▶ **Prompt**:
Produce as output only the lines below starting at the line with "y.bits = (uint64_t)lo | ((uint64_t)hi << 32);" and continuing through the line with "32), 1, 64);", each one exactly as written.

▶ **Records to use**:
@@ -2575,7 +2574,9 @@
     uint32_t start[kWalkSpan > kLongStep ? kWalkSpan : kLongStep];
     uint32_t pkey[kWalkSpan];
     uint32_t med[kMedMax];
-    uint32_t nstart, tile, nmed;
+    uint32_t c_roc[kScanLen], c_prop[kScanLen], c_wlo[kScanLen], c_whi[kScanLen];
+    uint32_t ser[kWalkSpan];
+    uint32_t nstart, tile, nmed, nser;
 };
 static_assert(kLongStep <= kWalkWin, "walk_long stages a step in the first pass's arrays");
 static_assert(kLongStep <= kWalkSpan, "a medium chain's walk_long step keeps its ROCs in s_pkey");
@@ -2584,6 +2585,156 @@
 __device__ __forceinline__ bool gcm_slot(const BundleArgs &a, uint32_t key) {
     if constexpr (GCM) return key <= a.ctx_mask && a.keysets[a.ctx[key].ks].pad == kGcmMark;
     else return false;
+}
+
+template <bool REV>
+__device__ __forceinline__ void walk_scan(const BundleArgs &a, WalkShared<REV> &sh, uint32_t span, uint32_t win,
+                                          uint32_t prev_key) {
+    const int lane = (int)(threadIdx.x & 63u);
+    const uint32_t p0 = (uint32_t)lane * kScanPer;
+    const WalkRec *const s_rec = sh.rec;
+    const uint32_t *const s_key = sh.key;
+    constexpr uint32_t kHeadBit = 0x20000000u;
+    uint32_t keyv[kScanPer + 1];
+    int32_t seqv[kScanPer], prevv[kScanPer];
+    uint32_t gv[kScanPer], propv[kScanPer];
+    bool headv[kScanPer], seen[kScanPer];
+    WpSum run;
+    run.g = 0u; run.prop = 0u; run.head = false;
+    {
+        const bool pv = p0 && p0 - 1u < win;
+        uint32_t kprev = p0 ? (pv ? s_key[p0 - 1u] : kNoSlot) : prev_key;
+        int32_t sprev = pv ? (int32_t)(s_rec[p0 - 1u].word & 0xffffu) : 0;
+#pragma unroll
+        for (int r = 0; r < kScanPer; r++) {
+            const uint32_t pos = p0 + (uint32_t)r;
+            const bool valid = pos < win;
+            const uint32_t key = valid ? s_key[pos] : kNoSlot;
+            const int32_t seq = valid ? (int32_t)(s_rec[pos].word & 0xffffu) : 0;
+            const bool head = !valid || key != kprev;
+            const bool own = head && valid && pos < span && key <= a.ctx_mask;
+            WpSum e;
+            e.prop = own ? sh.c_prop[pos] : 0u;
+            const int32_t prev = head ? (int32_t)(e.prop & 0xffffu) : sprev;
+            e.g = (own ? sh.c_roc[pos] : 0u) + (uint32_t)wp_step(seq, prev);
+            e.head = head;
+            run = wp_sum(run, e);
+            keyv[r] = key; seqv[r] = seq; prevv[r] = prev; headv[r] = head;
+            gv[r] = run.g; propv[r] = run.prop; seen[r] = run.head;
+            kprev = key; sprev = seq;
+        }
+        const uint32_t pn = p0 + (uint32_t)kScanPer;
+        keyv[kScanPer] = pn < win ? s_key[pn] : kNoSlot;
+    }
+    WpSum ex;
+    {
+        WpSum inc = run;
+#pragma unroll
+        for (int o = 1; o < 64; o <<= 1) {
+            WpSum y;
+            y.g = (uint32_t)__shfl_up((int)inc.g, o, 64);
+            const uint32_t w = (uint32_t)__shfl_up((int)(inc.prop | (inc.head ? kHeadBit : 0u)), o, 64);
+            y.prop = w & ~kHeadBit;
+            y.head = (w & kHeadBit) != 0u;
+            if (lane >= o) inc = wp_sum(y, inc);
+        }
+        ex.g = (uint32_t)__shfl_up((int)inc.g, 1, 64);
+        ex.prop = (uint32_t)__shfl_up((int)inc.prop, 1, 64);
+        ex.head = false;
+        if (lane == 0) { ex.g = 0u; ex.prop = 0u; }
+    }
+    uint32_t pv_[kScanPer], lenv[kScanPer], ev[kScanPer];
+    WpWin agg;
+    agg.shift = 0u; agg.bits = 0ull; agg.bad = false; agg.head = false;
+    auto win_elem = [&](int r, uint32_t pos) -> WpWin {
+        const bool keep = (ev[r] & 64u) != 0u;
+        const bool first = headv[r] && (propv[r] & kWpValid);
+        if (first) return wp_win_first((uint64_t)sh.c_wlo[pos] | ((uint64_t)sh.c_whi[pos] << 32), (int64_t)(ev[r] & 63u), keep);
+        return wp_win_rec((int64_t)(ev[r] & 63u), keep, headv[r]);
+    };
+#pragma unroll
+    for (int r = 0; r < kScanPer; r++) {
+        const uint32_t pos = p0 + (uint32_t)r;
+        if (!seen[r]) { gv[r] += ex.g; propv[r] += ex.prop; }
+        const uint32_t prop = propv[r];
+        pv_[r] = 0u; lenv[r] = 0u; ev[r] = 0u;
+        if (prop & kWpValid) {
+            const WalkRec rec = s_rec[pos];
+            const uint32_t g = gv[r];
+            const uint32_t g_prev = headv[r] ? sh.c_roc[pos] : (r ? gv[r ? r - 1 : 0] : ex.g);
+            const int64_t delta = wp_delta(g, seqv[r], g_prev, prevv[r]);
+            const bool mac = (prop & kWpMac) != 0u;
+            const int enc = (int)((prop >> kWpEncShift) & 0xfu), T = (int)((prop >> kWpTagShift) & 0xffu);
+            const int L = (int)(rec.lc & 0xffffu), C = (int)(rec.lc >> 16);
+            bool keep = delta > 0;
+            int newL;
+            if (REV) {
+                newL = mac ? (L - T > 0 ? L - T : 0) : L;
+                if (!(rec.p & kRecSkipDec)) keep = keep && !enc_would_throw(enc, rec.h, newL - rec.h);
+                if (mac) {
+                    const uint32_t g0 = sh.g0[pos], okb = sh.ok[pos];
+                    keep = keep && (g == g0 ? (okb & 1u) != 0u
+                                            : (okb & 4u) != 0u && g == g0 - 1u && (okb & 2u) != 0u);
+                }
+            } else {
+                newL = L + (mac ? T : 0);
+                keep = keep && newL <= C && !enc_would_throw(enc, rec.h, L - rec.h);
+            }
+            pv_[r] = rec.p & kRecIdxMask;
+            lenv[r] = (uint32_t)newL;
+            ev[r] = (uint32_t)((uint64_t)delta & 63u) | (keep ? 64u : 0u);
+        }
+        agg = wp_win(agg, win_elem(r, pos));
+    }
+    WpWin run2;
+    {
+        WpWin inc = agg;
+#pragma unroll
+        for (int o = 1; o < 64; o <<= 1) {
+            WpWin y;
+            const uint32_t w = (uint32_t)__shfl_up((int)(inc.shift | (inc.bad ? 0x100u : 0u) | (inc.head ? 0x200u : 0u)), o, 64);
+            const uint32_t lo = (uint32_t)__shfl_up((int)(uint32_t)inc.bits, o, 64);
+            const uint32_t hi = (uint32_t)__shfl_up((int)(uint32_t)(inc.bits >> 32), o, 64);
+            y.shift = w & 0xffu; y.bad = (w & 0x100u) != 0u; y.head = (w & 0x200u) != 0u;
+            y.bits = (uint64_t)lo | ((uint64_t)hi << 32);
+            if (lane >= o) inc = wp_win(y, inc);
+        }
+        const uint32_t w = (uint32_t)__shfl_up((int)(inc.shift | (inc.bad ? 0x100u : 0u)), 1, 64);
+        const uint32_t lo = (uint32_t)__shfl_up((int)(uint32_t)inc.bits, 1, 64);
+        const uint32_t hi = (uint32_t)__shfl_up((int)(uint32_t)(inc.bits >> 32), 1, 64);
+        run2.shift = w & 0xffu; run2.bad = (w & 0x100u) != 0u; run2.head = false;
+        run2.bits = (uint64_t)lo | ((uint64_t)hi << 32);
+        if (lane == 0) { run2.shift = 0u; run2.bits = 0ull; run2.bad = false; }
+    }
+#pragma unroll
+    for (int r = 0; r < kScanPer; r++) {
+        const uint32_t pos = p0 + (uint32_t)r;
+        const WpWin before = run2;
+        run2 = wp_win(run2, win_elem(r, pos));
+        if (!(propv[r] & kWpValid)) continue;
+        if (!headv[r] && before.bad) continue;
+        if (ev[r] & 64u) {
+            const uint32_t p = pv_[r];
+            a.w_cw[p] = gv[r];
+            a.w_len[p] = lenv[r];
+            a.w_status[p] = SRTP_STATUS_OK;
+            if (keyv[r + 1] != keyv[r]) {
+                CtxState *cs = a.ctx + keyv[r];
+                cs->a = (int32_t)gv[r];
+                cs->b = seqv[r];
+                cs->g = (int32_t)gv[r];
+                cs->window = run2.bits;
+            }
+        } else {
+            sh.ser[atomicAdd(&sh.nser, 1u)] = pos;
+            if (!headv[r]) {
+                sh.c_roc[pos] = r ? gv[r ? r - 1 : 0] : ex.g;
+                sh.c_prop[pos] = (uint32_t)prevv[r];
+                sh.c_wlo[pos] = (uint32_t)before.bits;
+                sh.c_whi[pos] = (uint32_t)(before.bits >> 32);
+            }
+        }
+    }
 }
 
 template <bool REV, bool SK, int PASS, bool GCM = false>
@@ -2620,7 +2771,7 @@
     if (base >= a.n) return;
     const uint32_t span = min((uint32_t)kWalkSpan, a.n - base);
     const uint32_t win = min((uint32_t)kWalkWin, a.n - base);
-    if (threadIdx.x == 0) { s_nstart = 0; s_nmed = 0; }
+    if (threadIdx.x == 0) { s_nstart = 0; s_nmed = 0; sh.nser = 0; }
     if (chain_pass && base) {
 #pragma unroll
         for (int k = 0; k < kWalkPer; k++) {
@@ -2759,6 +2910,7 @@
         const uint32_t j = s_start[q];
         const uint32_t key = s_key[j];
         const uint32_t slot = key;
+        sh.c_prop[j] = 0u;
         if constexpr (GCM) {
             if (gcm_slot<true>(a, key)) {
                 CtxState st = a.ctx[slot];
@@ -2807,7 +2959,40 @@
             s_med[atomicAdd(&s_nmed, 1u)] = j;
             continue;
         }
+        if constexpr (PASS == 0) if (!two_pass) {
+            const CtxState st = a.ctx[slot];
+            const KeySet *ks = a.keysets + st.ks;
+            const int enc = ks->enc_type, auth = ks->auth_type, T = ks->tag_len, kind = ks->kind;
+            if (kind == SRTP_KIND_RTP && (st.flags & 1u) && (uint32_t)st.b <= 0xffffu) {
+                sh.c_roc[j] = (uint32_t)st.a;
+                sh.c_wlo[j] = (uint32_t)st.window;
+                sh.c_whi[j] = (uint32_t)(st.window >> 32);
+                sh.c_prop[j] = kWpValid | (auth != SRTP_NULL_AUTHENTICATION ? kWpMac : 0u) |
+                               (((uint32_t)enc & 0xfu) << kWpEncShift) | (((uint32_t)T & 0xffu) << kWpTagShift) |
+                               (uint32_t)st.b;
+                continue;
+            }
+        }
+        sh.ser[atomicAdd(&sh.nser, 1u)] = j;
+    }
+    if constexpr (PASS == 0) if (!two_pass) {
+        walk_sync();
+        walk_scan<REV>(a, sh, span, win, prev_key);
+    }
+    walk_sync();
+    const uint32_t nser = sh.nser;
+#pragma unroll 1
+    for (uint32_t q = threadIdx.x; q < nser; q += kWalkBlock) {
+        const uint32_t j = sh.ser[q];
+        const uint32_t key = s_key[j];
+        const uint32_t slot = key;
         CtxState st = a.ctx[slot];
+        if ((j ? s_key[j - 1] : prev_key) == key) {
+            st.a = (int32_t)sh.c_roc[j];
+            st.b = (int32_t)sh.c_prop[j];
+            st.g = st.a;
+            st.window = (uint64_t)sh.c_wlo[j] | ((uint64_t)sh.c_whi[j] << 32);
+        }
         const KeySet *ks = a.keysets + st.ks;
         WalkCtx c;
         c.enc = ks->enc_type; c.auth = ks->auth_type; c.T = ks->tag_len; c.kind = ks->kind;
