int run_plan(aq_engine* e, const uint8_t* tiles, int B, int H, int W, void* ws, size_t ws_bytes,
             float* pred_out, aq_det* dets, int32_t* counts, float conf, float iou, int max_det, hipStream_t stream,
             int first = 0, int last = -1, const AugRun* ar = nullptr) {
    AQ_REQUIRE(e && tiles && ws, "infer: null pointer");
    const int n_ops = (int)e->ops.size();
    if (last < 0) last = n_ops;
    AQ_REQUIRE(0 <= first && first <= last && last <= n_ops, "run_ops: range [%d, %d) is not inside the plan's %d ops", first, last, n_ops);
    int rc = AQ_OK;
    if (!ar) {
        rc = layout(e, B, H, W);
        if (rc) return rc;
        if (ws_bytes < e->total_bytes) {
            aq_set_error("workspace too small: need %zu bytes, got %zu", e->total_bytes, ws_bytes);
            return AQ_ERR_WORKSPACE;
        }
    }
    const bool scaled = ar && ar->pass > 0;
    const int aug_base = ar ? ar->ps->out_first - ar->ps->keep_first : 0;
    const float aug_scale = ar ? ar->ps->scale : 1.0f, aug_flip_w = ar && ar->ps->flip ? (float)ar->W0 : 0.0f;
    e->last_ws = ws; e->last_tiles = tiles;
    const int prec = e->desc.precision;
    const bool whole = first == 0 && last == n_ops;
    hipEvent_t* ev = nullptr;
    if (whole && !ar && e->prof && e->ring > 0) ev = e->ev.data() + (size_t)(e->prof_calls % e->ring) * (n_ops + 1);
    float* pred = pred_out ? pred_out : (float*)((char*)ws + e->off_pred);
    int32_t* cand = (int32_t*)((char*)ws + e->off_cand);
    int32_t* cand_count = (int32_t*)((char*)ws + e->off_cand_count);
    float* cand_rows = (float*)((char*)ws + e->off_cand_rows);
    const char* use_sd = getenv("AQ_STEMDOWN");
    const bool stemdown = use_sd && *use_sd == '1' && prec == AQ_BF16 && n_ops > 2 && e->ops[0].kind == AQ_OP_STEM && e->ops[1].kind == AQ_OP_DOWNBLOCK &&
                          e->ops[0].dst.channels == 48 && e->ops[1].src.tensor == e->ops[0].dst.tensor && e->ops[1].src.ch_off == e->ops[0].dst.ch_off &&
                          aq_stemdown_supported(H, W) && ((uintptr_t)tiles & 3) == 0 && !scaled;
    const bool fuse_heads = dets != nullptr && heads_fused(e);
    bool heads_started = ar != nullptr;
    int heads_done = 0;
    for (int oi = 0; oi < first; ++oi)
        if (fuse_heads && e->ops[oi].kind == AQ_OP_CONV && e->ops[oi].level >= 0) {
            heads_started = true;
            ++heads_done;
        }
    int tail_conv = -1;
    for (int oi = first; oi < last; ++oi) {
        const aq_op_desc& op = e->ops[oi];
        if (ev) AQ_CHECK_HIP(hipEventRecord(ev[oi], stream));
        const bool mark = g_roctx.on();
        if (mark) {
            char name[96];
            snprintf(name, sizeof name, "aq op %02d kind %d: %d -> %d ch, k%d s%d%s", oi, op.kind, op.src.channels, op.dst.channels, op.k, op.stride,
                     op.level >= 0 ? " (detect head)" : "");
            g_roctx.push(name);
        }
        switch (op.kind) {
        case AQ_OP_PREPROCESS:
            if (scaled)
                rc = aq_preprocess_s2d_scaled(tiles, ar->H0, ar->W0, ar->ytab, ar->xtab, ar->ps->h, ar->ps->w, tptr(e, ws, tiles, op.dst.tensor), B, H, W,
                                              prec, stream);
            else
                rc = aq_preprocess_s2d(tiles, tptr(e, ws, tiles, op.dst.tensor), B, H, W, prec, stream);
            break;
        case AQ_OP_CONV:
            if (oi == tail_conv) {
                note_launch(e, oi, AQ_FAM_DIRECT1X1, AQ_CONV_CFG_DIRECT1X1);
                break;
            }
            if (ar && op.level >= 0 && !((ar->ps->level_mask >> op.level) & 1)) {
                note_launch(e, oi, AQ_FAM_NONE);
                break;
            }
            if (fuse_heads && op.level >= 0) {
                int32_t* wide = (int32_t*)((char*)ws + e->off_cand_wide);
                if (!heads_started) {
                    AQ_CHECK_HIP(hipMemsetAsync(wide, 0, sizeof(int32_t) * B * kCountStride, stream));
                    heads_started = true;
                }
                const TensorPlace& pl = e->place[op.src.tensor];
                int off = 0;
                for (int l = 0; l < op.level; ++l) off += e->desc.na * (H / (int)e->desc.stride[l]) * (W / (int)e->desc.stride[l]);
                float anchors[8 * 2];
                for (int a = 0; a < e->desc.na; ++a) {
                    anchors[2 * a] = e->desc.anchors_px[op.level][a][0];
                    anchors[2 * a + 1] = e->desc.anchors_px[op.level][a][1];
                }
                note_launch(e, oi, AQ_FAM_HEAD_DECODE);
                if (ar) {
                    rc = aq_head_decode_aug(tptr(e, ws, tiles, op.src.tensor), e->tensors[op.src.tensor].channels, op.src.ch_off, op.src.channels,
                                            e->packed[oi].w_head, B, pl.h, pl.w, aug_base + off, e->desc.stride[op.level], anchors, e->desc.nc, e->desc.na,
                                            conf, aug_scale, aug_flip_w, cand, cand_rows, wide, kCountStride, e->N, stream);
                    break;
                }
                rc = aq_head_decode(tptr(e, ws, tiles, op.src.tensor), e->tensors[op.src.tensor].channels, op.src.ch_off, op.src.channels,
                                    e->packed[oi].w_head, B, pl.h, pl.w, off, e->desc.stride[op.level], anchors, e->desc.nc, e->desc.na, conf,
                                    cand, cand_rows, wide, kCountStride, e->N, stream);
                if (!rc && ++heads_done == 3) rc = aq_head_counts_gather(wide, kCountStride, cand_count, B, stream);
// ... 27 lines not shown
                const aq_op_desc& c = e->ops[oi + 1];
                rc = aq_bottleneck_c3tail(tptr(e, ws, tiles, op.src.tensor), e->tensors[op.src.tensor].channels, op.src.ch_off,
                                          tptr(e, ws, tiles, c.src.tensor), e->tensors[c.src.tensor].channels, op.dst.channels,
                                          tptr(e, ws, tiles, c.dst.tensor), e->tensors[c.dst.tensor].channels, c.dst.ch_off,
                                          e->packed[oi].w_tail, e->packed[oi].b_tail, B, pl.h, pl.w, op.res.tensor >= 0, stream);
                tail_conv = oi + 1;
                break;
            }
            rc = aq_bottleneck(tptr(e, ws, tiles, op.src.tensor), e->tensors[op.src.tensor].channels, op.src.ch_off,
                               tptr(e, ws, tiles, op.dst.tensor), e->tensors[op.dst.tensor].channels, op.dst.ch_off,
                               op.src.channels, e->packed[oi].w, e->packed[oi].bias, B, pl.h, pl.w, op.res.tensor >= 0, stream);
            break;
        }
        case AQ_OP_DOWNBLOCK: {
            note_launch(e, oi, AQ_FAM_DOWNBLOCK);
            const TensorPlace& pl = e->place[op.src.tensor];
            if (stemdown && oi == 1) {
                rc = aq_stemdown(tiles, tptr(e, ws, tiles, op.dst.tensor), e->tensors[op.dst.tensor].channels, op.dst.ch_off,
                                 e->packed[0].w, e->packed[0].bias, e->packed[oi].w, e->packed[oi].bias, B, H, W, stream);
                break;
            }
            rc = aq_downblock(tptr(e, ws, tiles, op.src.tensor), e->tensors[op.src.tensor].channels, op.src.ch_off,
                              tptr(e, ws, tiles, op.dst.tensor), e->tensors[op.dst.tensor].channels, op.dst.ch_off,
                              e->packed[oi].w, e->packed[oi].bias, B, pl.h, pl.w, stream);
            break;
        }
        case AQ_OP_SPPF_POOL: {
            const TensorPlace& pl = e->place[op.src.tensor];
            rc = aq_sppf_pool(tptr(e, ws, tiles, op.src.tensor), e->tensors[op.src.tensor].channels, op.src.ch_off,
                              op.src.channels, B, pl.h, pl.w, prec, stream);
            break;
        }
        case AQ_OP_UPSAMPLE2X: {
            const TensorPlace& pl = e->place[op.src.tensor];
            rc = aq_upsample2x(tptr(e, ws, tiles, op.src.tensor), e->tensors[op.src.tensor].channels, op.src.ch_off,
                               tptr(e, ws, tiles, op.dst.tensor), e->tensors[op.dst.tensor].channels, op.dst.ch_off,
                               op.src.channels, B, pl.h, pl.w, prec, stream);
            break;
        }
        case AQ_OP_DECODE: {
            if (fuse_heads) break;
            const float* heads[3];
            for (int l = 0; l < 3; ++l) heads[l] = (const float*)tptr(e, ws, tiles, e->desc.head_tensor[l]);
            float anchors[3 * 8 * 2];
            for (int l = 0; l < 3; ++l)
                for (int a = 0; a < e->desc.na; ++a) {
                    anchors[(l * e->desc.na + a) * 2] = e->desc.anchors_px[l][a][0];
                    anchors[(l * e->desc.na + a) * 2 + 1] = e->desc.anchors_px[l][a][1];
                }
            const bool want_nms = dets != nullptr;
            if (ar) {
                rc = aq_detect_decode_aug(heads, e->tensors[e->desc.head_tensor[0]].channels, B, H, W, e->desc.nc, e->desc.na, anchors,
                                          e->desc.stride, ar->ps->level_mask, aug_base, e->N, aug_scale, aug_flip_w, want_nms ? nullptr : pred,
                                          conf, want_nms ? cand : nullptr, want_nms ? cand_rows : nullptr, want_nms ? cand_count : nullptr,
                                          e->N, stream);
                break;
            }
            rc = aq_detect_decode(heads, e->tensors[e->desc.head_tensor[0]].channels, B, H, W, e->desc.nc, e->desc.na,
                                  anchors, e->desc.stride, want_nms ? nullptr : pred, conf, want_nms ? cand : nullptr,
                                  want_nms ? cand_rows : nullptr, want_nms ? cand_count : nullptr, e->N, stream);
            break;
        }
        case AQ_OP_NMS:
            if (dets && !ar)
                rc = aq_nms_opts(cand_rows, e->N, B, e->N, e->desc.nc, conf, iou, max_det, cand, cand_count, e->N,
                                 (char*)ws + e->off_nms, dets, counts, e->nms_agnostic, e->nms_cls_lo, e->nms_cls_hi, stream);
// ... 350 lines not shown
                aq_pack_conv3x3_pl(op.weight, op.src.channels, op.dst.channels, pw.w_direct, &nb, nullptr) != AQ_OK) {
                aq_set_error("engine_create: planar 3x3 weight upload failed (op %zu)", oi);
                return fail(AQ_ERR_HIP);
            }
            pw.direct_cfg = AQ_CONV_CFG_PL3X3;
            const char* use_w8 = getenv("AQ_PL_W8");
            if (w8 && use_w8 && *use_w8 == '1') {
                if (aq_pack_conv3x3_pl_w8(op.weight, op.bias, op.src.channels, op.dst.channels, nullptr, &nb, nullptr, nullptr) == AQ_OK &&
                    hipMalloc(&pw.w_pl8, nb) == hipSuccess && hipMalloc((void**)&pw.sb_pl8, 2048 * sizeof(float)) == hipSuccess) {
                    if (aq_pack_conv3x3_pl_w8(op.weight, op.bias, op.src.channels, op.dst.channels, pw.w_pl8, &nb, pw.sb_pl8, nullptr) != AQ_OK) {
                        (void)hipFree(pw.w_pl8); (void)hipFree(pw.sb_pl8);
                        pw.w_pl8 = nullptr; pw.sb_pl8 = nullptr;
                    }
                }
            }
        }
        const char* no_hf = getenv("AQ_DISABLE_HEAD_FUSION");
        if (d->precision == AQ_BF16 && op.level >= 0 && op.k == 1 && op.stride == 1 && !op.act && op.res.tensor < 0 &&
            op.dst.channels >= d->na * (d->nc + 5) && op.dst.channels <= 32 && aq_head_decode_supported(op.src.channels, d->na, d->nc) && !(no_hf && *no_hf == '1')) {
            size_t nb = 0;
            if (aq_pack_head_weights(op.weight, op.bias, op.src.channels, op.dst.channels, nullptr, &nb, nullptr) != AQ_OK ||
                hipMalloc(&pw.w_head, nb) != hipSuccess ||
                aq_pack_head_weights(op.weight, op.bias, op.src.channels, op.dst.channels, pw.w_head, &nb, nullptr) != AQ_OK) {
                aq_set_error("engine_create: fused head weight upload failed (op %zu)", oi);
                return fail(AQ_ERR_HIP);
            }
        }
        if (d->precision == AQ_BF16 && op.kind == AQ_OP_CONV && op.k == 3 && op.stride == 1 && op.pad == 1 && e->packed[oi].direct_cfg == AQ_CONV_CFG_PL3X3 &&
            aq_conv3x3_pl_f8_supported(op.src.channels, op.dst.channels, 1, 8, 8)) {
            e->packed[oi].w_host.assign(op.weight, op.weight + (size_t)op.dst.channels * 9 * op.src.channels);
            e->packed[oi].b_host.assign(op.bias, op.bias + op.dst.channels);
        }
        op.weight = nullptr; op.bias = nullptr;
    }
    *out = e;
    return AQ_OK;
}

▶ **Result**:
+            y.bits = (uint64_t)lo | ((uint64_t)hi << 32);
+            if (lane >= o) inc = wp_win(y, inc);
+        }
+        const uint32_t w = (uint32_t)__shfl_up((int)(inc.shift | (inc.bad ? 0x100u : 0u)), 1, 64);
+        const uint32_t lo = (uint32_t)__shfl_up((int)(uint32_t)inc.bits, 1, 64);
+        const uint32_t hi = (uint32_t)__shfl_up((int)(uint32_t)(inc.bits >> 32), 1, 64);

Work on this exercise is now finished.